Cuando la línea entre la guerra y la paz se vuelve borrosa, ¿cómo nos mantenemos a salvo?

Un hombre camina al lado de un vehículo policial cerca de un mercado navideño en Budapest tras los atentados en Berlín en diciembre de 2016. Attila Kisbenedek/AFP/Getty Images

¿Un mundo más conectado es más seguro y más resiliente o es más frágil y quebradizo? Todo depende de cómo organizamos nuestra defensa. El fracaso para detener el incremento del terrorismo en los últimos 15 años sugiere que no lo hemos hecho bien. ¿Cómo podemos reestructurar nuestros sistemas de defensa teniendo en cuenta los inmensos cambios que están ocurriendo, y la diferencia poco clara entre la guerra y la paz?

En la actualidad la defensa se basa un modelo centralizado en manos del Estado. Se espera que cada país proteja a sus ciudadanos contra las amenazas externas, y desanime las agresiones de un Estado a otro e intervenga en aquellos que proporcionan refugio seguro a los enemigos no estatales.

También se espera que los Estados protejan a las personas contra las amenazas internas; lo que hacen a través de una mayor presencia policial y militar en las ciudades, y mediante la vigilancia digital masiva en constante expansión para detectar conductas anómalas e identificar posibles amenazas.

Este modelo no está funcionando.
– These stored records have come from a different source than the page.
NM_HD inline bool box_box(const Box& A, const Box& B, S max_dist, V3& normal, Contacts& pts) {
    pts.clear();
    V3 d = B.c - A.c;
    S best_sep = -1e300;
    int best_kind = -1, best_i = 0, best_j = 0;
    V3 best_n{0, 1, 0};
    auto consider = [&](V3 n, int kind, int i, int j, S bias) {
        S l = len(n);
        if (l < 1e-9) return;
        n = n * (1 / l);
        if (dot(n, d) < 0) n = -n;
        S sep = dot(n, d) - box_radius(A, n) - box_radius(B, n);
        if (sep - bias > best_sep + 1e-9) { best_sep = sep - bias; best_kind = kind; best_i = i; best_j = j; best_n = n; }
    };
    for (int i = 0; i < 3; ++i) consider(A.r.c[i], 0, i, 0, 0);
    for (int i = 0; i < 3; ++i) consider(B.r.c[i], 1, i, 0, 0);
    const S face_sep = best_sep;
    const int face_kind = best_kind, face_i = best_i;
    const V3 face_n = best_n;
    for (int i = 0; i < 3; ++i)
        for (int j = 0; j < 3; ++j) consider(cross(A.r.c[i], B.r.c[j]), 2, i, j, 1e-4);
    S sep = best_kind == 2 ? best_sep + 1e-4 : best_sep;
    if (sep > max_dist) return false;
    normal = best_n;
    if (best_kind == 2) {
        V3 ea = A.r.c[best_i], eb = B.r.c[best_j];
        V3 pa = A.c, pb = B.c;
        for (int k = 0; k < 3; ++k) {
            if (k != best_i) pa = pa + A.r.c[k] * (comp(A.he, k) * (dot(A.r.c[k], normal) > 0 ? 1 : -1));
            if (k != best_j) pb = pb + B.r.c[k] * (comp(B.he, k) * (dot(B.r.c[k], normal) < 0 ? 1 : -1));
        }
        S s, t;
        if (!segment_closest(pa, ea, comp(A.he, best_i), pb, eb, comp(B.he, best_j), s, t)) {
            pts.push(pa + ea * s, pb + eb * t);
            return true;
        }
        if (sep > 0) {
            V3 on_a, on_b;
            S dist = box_box_closest(A, B, on_a, on_b);
            return closest_pair(on_a, on_b, dist, max_dist, normal, pts);
        }
        sep = face_sep; best_kind = face_kind; best_i = face_i; normal = face_n;
    }
    const bool ref_is_a = best_kind == 0;
    const Box& R = ref_is_a ? A : B;
    const Box& I = ref_is_a ? B : A;
    V3 rn = ref_is_a ? normal : -normal;
    int inc_axis = 0;
    S inc_best = -1;
    for (int k = 0; k < 3; ++k) {
        S v = fabs(dot(I.r.c[k], rn));
        if (v > inc_best) { inc_best = v; inc_axis = k; }
    }
    S isign = dot(I.r.c[inc_axis], rn) > 0 ? -1 : 1;
    V3 poly[16], tmp[16];
    box_face(I, inc_axis, isign, poly);
    int np = 4;
    int u = (best_i + 1) % 3, v = (best_i + 2) % 3;
    const int axes[2] = {u, v};
    for (int a = 0; a < 2 && np > 0; ++a) {
        V3 sn = R.r.c[axes[a]];
        S he = comp(R.he, axes[a]);
        np = clip_poly(poly, np, sn, dot(sn, R.c) + he, tmp);
        np = clip_poly(tmp, np, -sn, -dot(sn, R.c) + he, poly);
    }
    S face_d = dot(rn, R.c) + comp(R.he, best_i) * 1.0;
    S nearest = 1e300;
    for (int k = 0; k < np; ++k) {
        S dist = dot(rn, poly[k]) - face_d;
        if (dist > max_dist) continue;
        nearest = smin(nearest, dist);
        V3 on_ref = poly[k] - rn * dist;
        bool dup = false;
        for (int q = 0; q < pts.n; ++q) {
            V3 e = (ref_is_a ? pts.p[q].b : pts.p[q].a) - poly[k];
            if (dot(e, e) < 1e-12) { dup = true; break; }
        }
        if (dup) continue;
        if (pts.n == MAX_RAW_POINTS) break;
        if (ref_is_a) pts.push(on_ref, poly[k]); else pts.push(poly[k], on_ref);
    }
    if (sep > 0 && nearest > sep + FACE_GAP_SLACK) {
        V3 on_a, on_b;
        S dist = box_box_closest(A, B, on_a, on_b);
        if (nearest > dist + FACE_GAP_SLACK) return closest_pair(on_a, on_b, dist, max_dist, normal, pts);
    }
    return pts.n != 0;
}
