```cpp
extern "C" int dpenv_step(dpenv_handle h, const float* action, const float* new_ref, void* obs_out, float* rew_out,
                          uint8_t* done_out, dpenv_stream s)
{
    dpenv_step_io io = {};
    io.struct_size = (uint32_t)sizeof io;
    io.action = action; io.new_ref = new_ref; io.obs = obs_out; io.reward = rew_out; io.done = done_out;
    return dpenv_step_ex(h, &io, s);
}

extern "C" int dpenv_rollout(dpenv_handle h, const dpenv_rollout_io* io, dpenv_stream s)
{
    if (!h) return DPENV_EINVAL;
    DeviceGuard dev_guard(h->device);
    if (!io || io->struct_size != sizeof(dpenv_rollout_io)) return fail(h, DPENV_EINVAL, "dpenv_rollout_io ABI mismatch");
    if (h->integ_on) return fail(h, DPENV_EINVAL, INTEG_OPEN_LOOP_MSG, "dpenv_rollout");
    if (h->reff_on) return fail(h, DPENV_EINVAL, REFF_OPEN_LOOP_MSG, "dpenv_rollout");
    if (io->T <= 0 || !io->actions || !io->obs || !io->reward || !io->done)
        return fail(h, DPENV_EINVAL, "T > 0 and action, obs, reward, done blocks are required");
    if (int rc = check_schedule(h, io)) return rc;
    if (int rc = require_classes(h)) return rc;
    StepArgs a = h->args;
    bind_optional(h, a, (hipStream_t)s);
    RolloutArgs ra = {};
// ... 602 lines not shown
```

ml4ca_amd/csrc/dpenv_dev.h:

```cpp
#ifndef DPENV_DEV_H
#define DPENV_DEV_H

#include <hip/hip_runtime.h>
#include <stdint.h>
#include <type_traits>

namespace dpenv {

constexpr int BLOCK = 64;
constexpr int RBLOCK = 64;
constexpr int MAX_SWITCH = 8;
constexpr int CTRL_NPARAM = 32, CTRL_KP = 0, CTRL_KD = 3, CTRL_KI = 6, CTRL_ZB = 9, CTRL_TMAX = 12, CTRL_WEIGHT = 15, CTRL_LX = 20,
              CTRL_LY = 23, CTRL_KF = 26, CTRL_KR_BOW = 29, CTRL_F_EPS = 30;
constexpr int CTRL_TAB_STREAMS = 9;
constexpr int64_t ctrl_tab_float4s(int n) { return ((int64_t)n + 63) / 64 * 64 * CTRL_TAB_STREAMS; }
constexpr int MAX_CLASSES = 64;

enum { MODE_FULL = 0, MODE_SIMPLE = 1, MODE_LIMITED = 2, MODE_FINAL_WRAP = 3, MODE_FINAL_CONT = 4 };
enum { LAYOUT_AOS = 0, LAYOUT_SOA = 1 };
enum { WRAP_REFERENCE = 0, WRAP_RADIANS = 1 };
enum { DONE_TERMINAL = 1u, DONE_TIMELIMIT = 2u, DONE_FAULT = 4u };

enum {
    VD_M11 = 0, VD_M22, VD_M23, VD_INV11, VD_I22, VD_I23, VD_I33,
// ... 283 lines not shown
struct ScoreArgs {
    uint4* state;
    const void* obs;
    const float* act;
    const float* rew;
    const uint8_t* done;
    const float* integ;
    int T, n, obs_stride, act_stride, cut_at_end;
    float dt;
    float norm[3], coeff[3], rps[3];
};

struct LabelArgs {
    const void* obs;
    const uint8_t* done;
    const float* z_in;
    float* z_out;
    float* act;
    int T, n;
};
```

Tanto si se trata de los pequeños hombres de verde en Crimea como de los ataques cibernéticos, la línea entre la guerra y la paz se ha desdibujado y, en un mundo que ya no está estructurado por una división ideológica, explotar las vulnerabilidades del enemigo es una manera más eficaz de hacer la guerra que enfrentándolo en el frente.

En cuanto a los países en crisis, 15 años de intervenciones costosas deberían habernos enseñado los límites de la intervención militar: los extranjeros pueden ayudar ...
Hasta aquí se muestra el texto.